Wednesday, April 10, 2013

Blurred Lines: Robin Thicke

Robin Thicke, right, with one of his Video Characters

As somebody once said, music is organized ‘noise’. Noise is sound that irritates people rather than soothes their minds. If one must rank music on a scale of noise that stretches from zero to hundred, nearly all music will find a place on the scale. It is just that some will rank, closely, towards the zero end. Some might even score zero. When I was younger, I used to love music with a reasonable degree of noise or madness. As I got older however, I started getting attracted to music towards the zero end of the scale. I discovered that Thicke’s Blurred Lines gets me enchanted as it falls at the point on the noise scale that I like. It is the reason why I often jump each time it comes on Trace Urban television channel.
At one point it was Jazz, then Blues, Gospel, Soul and now Hip Hop. Hip Hop dominates the popular music landscape across the planet. It has, however, grown to become extremely complex with people like Wiz Kalifa and his friends as architects. This current derivative of Hip Hop that finds a place in the hearts of, mostly, adolescents is said to be financially more rewarding. It is the reason why it is most favored. However, there are people who love doing certain things for the sake of it and money will not sway their direction as a result. The song, Blurred Lines by Robin Thicke, to me, seems to reflect the mind of a guy that has chosen to defy the rule. It moves far away from Hip Hop barring the contribution from TI Pharrell.
The lyric is also at variance with what obtains from the mostly abstract or illogical lyrical tradition of mainstream Hip Hop and related genres of music. The lyric represents the words of a man who is trying to persuade a woman to leave her boyfriend because he is a better man than the boyfriend. The role of rapper, TI Pharrell, is an extension of the same message albeit in rap format.
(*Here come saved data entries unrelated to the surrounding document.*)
# bioinfo-pf-curie/mpiBWA

Hardware: AMD Instinct MI355X
Metric: Mreads/s (whole node) 2x150 bp PE vs GRCh38-size reference; SAM bit-match (higher is better)
Workload: dtype int32

## Files before the change

### include/mpibwa_amd.h

```cpp
#ifndef MPIBWA_AMD_H
#define MPIBWA_AMD_H

#include <stdint.h>
#include <stddef.h>
#include <stdio.h>

#ifdef __cplusplus
extern "C" {
#endif

#define MEM_F_PE             0x2
#define MEM_F_NOPAIRING      0x4
#define MEM_F_ALL            0x8
#define MEM_F_NO_MULTI       0x10
#define MEM_F_NO_RESCUE      0x20
#define MEM_F_REF_HDR        0x100
#define MEM_F_SOFTCLIP       0x200
#define MEM_F_SMARTPE        0x400
#define MEM_F_PRIMARY5       0x800
#define MEM_F_KEEP_SUPP_MAPQ 0x1000

typedef uint64_t bwtint_t;

typedef struct {
// ... 132 lines not shown
int mi355x_smem_batch(const mem_opt_t *opt, int n, const uint8_t *seqs, const int64_t *off,
                      int cap, uint64_t *intv_out, int *n_out, double *kernel_ms, uint64_t *algo_bytes);
int mi355x_sa_batch(int n, const uint64_t *k, uint64_t *sa_out, double *kernel_ms, uint64_t *algo_bytes);
int mi355x_sa_batch2(int n, const uint64_t *k, uint64_t *sa_out, double *kernel_ms, int dense);
double mi355x_sa_dense_info(size_t *bytes);
int mi355x_extend_batch(const mem_opt_t *opt, int n, const uint8_t *q, const int64_t *qoff,
                        const uint8_t *t, const int64_t *toff, const int *w, const int *h0,
                        const int *end_bonus, int *out6, double *kernel_ms, uint64_t *cells);
int mi355x_extend_batch2(const mem_opt_t *opt, int n, const uint8_t *q, const int64_t *qoff,
                         const uint8_t *t, const int64_t *toff, const int *w, const int *h0,
                         const int *end_bonus, const int *early, const int *clip, int *out6,
                         uint64_t *cells, double *kernel_ms);

int64_t mi355x_chain_batch(const mem_opt_t *opt, const bntseq_t *bns, int n_reads, const int *lens, const int *l_rep,
                           const int64_t *seed_off, const uint64_t *rbeg, const int32_t *qbeg_len, int which,
                           int64_t *out, int64_t out_cap, int64_t *out_off);

int64_t mi355x_c2a_batch(const mem_opt_t *opt, const bntseq_t *bns, int n_reads, const uint8_t *reads, const int64_t *off,
                         const int *n_chains, const int *chain_rid, const float *chain_frac, const int *chain_nseeds,
                         const int64_t *seed_rbeg, const int *seed_qbeg, const int *seed_len, const int *seed_score,
                         int heavy_t, int early, int layout, int64_t *out, int64_t out_cap, int64_t *out_off,
                         uint64_t *stat4, int *n_units);

int mi355x_global_batch(const mem_opt_t *opt, int64_t l_pac, const uint8_t *pac, int n_reads, const uint8_t *reads,
                        const int64_t *off, int n_req, const int64_t *rb, const int64_t *re, const int *read,
                        const int *qb, const int *qe, const int *w, const int *truesc, int which,
                        int *out_hdr5, uint32_t *cigar_out, int cigar_cap, char *md_out, int md_cap, double *kernel_ms);
void mi355x_global_batch_counts(uint64_t out[4]);

int mi355x_pair_maxreg(void);
int mi355x_pair_batch(const mem_opt_t *opt, const bntseq_t *bns, const mem_pestat_t pes[4], int64_t n_processed, int n_pairs,
                      const void *regs, const int *n_regs, int max_len, uint8_t *status, void *desc, void *req);

int mi355x_pair_wave_maxreg(void);
int mi355x_pair_wave_batch(const mem_opt_t *opt, const bntseq_t *bns, const uint8_t *pac, const mem_pestat_t pes[4], int64_t n_processed,
                           int n_pairs, const uint8_t *reads, const int64_t *off, const void *regs, const int *reg_off, uint8_t *status,
                           void *desc, void *req, int *n_align);

int mi355x_pair_wave_xa_cap(void);
int mi355x_pair_wave_xa_batch(const mem_opt_t *opt, const bntseq_t *bns, const uint8_t *pac, const mem_pestat_t pes[4], int64_t n_processed,
                              int n_pairs, const uint8_t *reads, const int64_t *off, const void *regs, const int *reg_off, uint8_t *status,
                              void *desc, void *req, int *n_align, void *xa_req, uint8_t *xa_cnt);
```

Robin Thicke was born 1977, meaning that the genre of Disco was about to fade away at the time he was becoming conscious of his surroundings. By the time he became a man, Hip Hop has dominated all the space there was for any music style. But passion is strong and overcomes just anything. His passion created the space for his genre of music. To me, Blurred Lines’ tends towards Disco. What I don’t know is whether it was by design or coincidence. One hears heavy baseline, seemingly from a bass guitar and some percussion and drumming.
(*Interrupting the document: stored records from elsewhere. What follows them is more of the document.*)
diff --git a/gpu-tiled-qr-decomposition_amd/csrc/plans.hip b/gpu-tiled-qr-decomposition_amd/csrc/plans.hip
--- a/gpu-tiled-qr-decomposition_amd/csrc/plans.hip
+++ b/gpu-tiled-qr-decomposition_amd/csrc/plans.hip
@@ -163,6 +163,10 @@
     if (const char* eca = getenv("TQR_CHAIN_ASM")) pl->chain_asm = atoi(eca) & 3;
     if (const char* eu = getenv("TQR_UNMQR_SKIP"); eu && atoi(eu) == 0 && pl->chain_asm) pl->chain_asm |= 4;
     if (const char* e32 = getenv("TQR_CHAIN32_ASM"); e32 && atoi(e32) == 0) pl->chain_asm |= 8;
+    if (dtype == TQR_F64 && b == 256 && pl->shape == 8 && (pl->chain_asm & 3) == 2) {
+      const char* el = getenv("TQR_STRIP_LINES");
+      if (!el || atoi(el) != 0) pl->chain_asm |= 16;
+    }
     build_flow_plan(pl->p, pl->q, pl->ns, pl->ng, pl->knobs, fp, nullptr, steps);
     pl->nflow_global = (int)fp.items.size();
     pl->list_hash = flow_list_hash(fp.items);
diff --git a/gpu-tiled-qr-decomposition_amd/gen/gen_chain_asm.py b/gpu-tiled-qr-decomposition_amd/gen/gen_chain_asm.py
--- a/gpu-tiled-qr-decomposition_amd/gen/gen_chain_asm.py
+++ b/gpu-tiled-qr-decomposition_amd/gen/gen_chain_asm.py
@@ -167,6 +167,7 @@
         self.nw = nw
         self.X0 = X0 if xbank is None else AG + 128 * xbank
         self.coal = COAL and nw == 8 and xbank is None
+        self.own_addr = LINES and nw == 8 and xbank is None
         self.s = Stream()
         vimg = (B * VP + 127) // 128 * 128
         self.VIMG = vimg
@@ -273,8 +274,8 @@
             if self.xin_from is not None and ks % 2 == 0:
                 for p in range(self.xin_from, self.NP):
                     if max(0, 2 * (p - self.xin_from)) == ks:
-                        s.vmem_load(self.X0 + 4 * p, f"buffer_load_dwordx4 {vq(self.X0 + 4 * p)}, %[loff], %[xin], 0 "
-                                    f"offen offset:{64 * p} sc1 nt", f"XI{p}")
+                        s.vmem_load(self.X0 + 4 * p, f"buffer_load_dwordx4 {vq(self.X0 + 4 * p)}, "
+                                    f"{self.xaddr('ld', p, '%[xin]')} sc1 nt", f"XI{p}")
             if ks % 2 == 0:
                 s.wait_vm(f"X{ks // 2}")
             s.wait_lgkm([f"z{ks}.{h}" for h in range(4)])
@@ -464,13 +465,30 @@
             s.vmem_store(t, f"buffer_store_dwordx4 {vq(t)}, %[loffc], %[xout], {so} offen offset:{128 * q} sc1",
                          f"XS{2 * q + h}")
 
+    def xaddr(self, kind, p, rsrc):
+        return xaddr_text(kind if self.own_addr else None, p, rsrc)
+
     def strip_io(self, kind, p):
         s = self.s
         r = self.X0 + 4 * p
         if kind == "st":
-            s.vmem_store(r, f"buffer_store_dwordx4 {vq(r)}, %[loff], %[xout], 0 offen offset:{64 * p} sc1", f"XS{p}")
+            s.vmem_store(r, f"buffer_store_dwordx4 {vq(r)}, {self.xaddr('st', p, '%[xout]')} sc1", f"XS{p}")
         else:
-            s.vmem_load(r, f"buffer_load_dwordx4 {vq(r)}, %[loff], %[xin], 0 offen offset:{64 * p} sc1 nt", f"XL{p}")
+            s.vmem_load(r, f"buffer_load_dwordx4 {vq(r)}, {self.xaddr('ld', p, '%[xin]')} sc1 nt", f"XL{p}")
+
+
+def xaddr_text(kind, p, rsrc):
+    if kind is None:
+        return f"%[loff], {rsrc}, 0 offen offset:{64 * p}"
+    vo, so = ("%[va0]", "%[xso]") if kind == "st" else ("%[va1]", "%[xs]")
+    return f"{vo}, {rsrc}, {so if p & 1 else 0} offen offset:{64 * p}"
+
+
+def strip_lines_map(p, lane, col):
+    x, c = lane >> 4, lane & 15
+    lane_off = (2 * x + (c >> 3)) * col + 16 * (c & 7)
+    odd = 8 * col - 64
+    return lane_off + (odd if p & 1 else 0) + 64 * p
 
 
 def simulate(B, bodies, nelem=3, seglen_last=True, ubodies=None):
@@ -564,7 +582,8 @@
 
 def strip_load(B, x0=X0):
     NP = B // 8
-    lines = [f"buffer_load_dwordx4 {vq(x0 + 4 * p)}, %[loff], %[xin], 0 offen offset:{64 * p} sc1 nt" for p in range(NP)]
+    kind = "ld" if LINES and x0 == X0 else None
+    lines = [f"buffer_load_dwordx4 {vq(x0 + 4 * p)}, {xaddr_text(kind, p, '%[xin]')} sc1 nt" for p in range(NP)]
     return "\\n\\t".join(lines)
 
 
@@ -580,6 +599,7 @@
     return "\\n\\t".join(lines)
 
 
+LINES = False
 STAMPS = bool(os.environ.get("GEN_STAMPS"))
 COAL = bool(os.environ.get("GEN_COALESCE"))
 XLEAD = int(os.environ.get("GEN_XLEAD", "2"))
@@ -632,16 +652,27 @@
 
 
 def main():
-    out = sys.argv[1] if len(sys.argv) > 1 else "csrc/chain_asm_gen.inc"
+    global LINES
+    args = sys.argv[1:]
+    LINES = bool(args) and args[0] == "--lines"
+    if LINES:
+        args = args[1:]
+    out = args[0] if args else ("csrc/chain_asm_lines_gen.inc" if LINES else "csrc/chain_asm_gen.inc")
     parts = ["// GENERATED by gen/gen_chain_asm.py -- do not edit. fp64 chain group bodies (gfx950).", "#pragma once"]
+    if LINES:
+        parts[0] = ("// GENERATED by gen/gen_chain_asm.py --lines -- do not edit. fp64 chain group bodies (gfx950, "
+                    "8 waves, B = 256) with strip address operands.")
+    PRE = "TQR_CHAIN_ASML" if LINES else "TQR_CHAIN_ASM"
     stats = []
-    for B in (128, 256):
+    for B in ((256,) if LINES else (128, 256)):
         built = {}
         for ho in (False, True):
             body = Body(B, ho)
             s = body.build()
             built[ho] = body
-            name = f"TQR_CHAIN_ASM_{'HANDOVER' if ho else 'PLAIN'}_B{B}"
+            name = f"{PRE}_{'HANDOVER' if ho else 'PLAIN'}_B{B}"
+            if LINES and not ho:
+                continue
             parts.append(f'#define {name} "{s.text()}"')
             nm = sum(1 for l in s.lines if l.startswith("v_mfma"))
             nn = sum(int(l.split()[1]) + 1 for l in s.lines if l.startswith("s_nop"))
@@ -655,7 +686,7 @@
         xb.build()
         for n in (1, 2, 3, 5):
             simulate(B, (built[False], hol, xb), nelem=n)
-        for nm, bd in ((f"TQR_CHAIN_ASM_HANDOVERL_B{B}", hol), (f"TQR_CHAIN_ASM_XIN_B{B}", xb)):
+        for nm, bd in ((f"{PRE}_HANDOVERL_B{B}", hol), (f"{PRE}_XIN_B{B}", xb)):
             parts.append(f'#define {nm} "{bd.s.text()}"')
             nmf = sum(1 for l in bd.s.lines if l.startswith("v_mfma"))
             stats.append(f"// {nm}: {len(bd.s.lines)} lines, {nmf} MFMAs, {bd.s.clock} issue slots")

Above all, the music reflects the mind of a guy who wants something unique, something that he alone has. You feel and see this in the pace of the song, the feeling it evokes, the video characters and their dress code. The video appears to have been short in just a single location, obviously to avoid any complex and potentially rowdy outcome, enabling the man to come out with exactly what he intended to present to music fans.
Music is the foundation of showbiz. Where it becomes boring, the opposite happens. Robin Thicke knows this and wouldn’t want to give the slightest room for such to happen.